:: Available data

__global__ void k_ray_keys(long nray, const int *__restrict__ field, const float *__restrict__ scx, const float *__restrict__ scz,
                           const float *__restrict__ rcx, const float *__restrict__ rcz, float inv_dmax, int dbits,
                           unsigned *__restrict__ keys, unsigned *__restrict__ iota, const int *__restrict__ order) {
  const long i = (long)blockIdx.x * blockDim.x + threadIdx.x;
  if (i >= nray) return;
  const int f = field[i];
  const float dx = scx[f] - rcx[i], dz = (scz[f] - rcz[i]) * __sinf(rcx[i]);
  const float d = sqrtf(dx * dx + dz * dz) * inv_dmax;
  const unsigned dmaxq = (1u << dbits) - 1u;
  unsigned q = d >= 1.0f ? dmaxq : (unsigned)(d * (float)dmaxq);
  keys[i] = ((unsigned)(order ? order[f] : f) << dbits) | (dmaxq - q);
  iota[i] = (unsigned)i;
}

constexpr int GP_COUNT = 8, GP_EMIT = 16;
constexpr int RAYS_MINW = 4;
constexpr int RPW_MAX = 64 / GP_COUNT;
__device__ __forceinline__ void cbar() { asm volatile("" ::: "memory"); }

::::

**Work to complete**
Word for word, the whole listing should be given again.

**Your solution**
__global__ void k_ray_keys(long nray, const int *__restrict__ field, const float *__restrict__ scx, const float *__restrict__ scz,
                           const float *__restrict__ rcx, const float *__restrict__ rcz, float inv_dmax, int dbits,
                           unsigned *__restrict__ keys, unsigned *__restrict__ iota, const int *__restrict__ order) {
  const long i = (long)blockIdx.x * blockDim.x + threadIdx.x;
  if (i >= nray) return;
  const int f = field[i];
  const float dx = scx[f] - rcx[i], dz = (scz[f] - rcz[i]) * __sinf(rcx[i]);
  const float d = sqrtf(dx * dx + dz * dz) * inv_dmax;
  const unsigned dmaxq = (1u << dbits) - 1u;
  unsigned q = d >= 1.0f ? dmaxq : (unsigned)(d * (float)dmaxq);
  keys[i] = ((unsigned)(order ? order[f] : f) << dbits) | (dmaxq - q);
  iota[i] = (unsigned)i;
}

constexpr int GP_COUNT = 8, GP_EMIT = 16;
constexpr int RAYS_MINW = 4;
constexpr int RPW_MAX = 64 / GP_COUNT;
__device__ __forceinline__ void cbar() { asm volatile("" ::: "memory"); }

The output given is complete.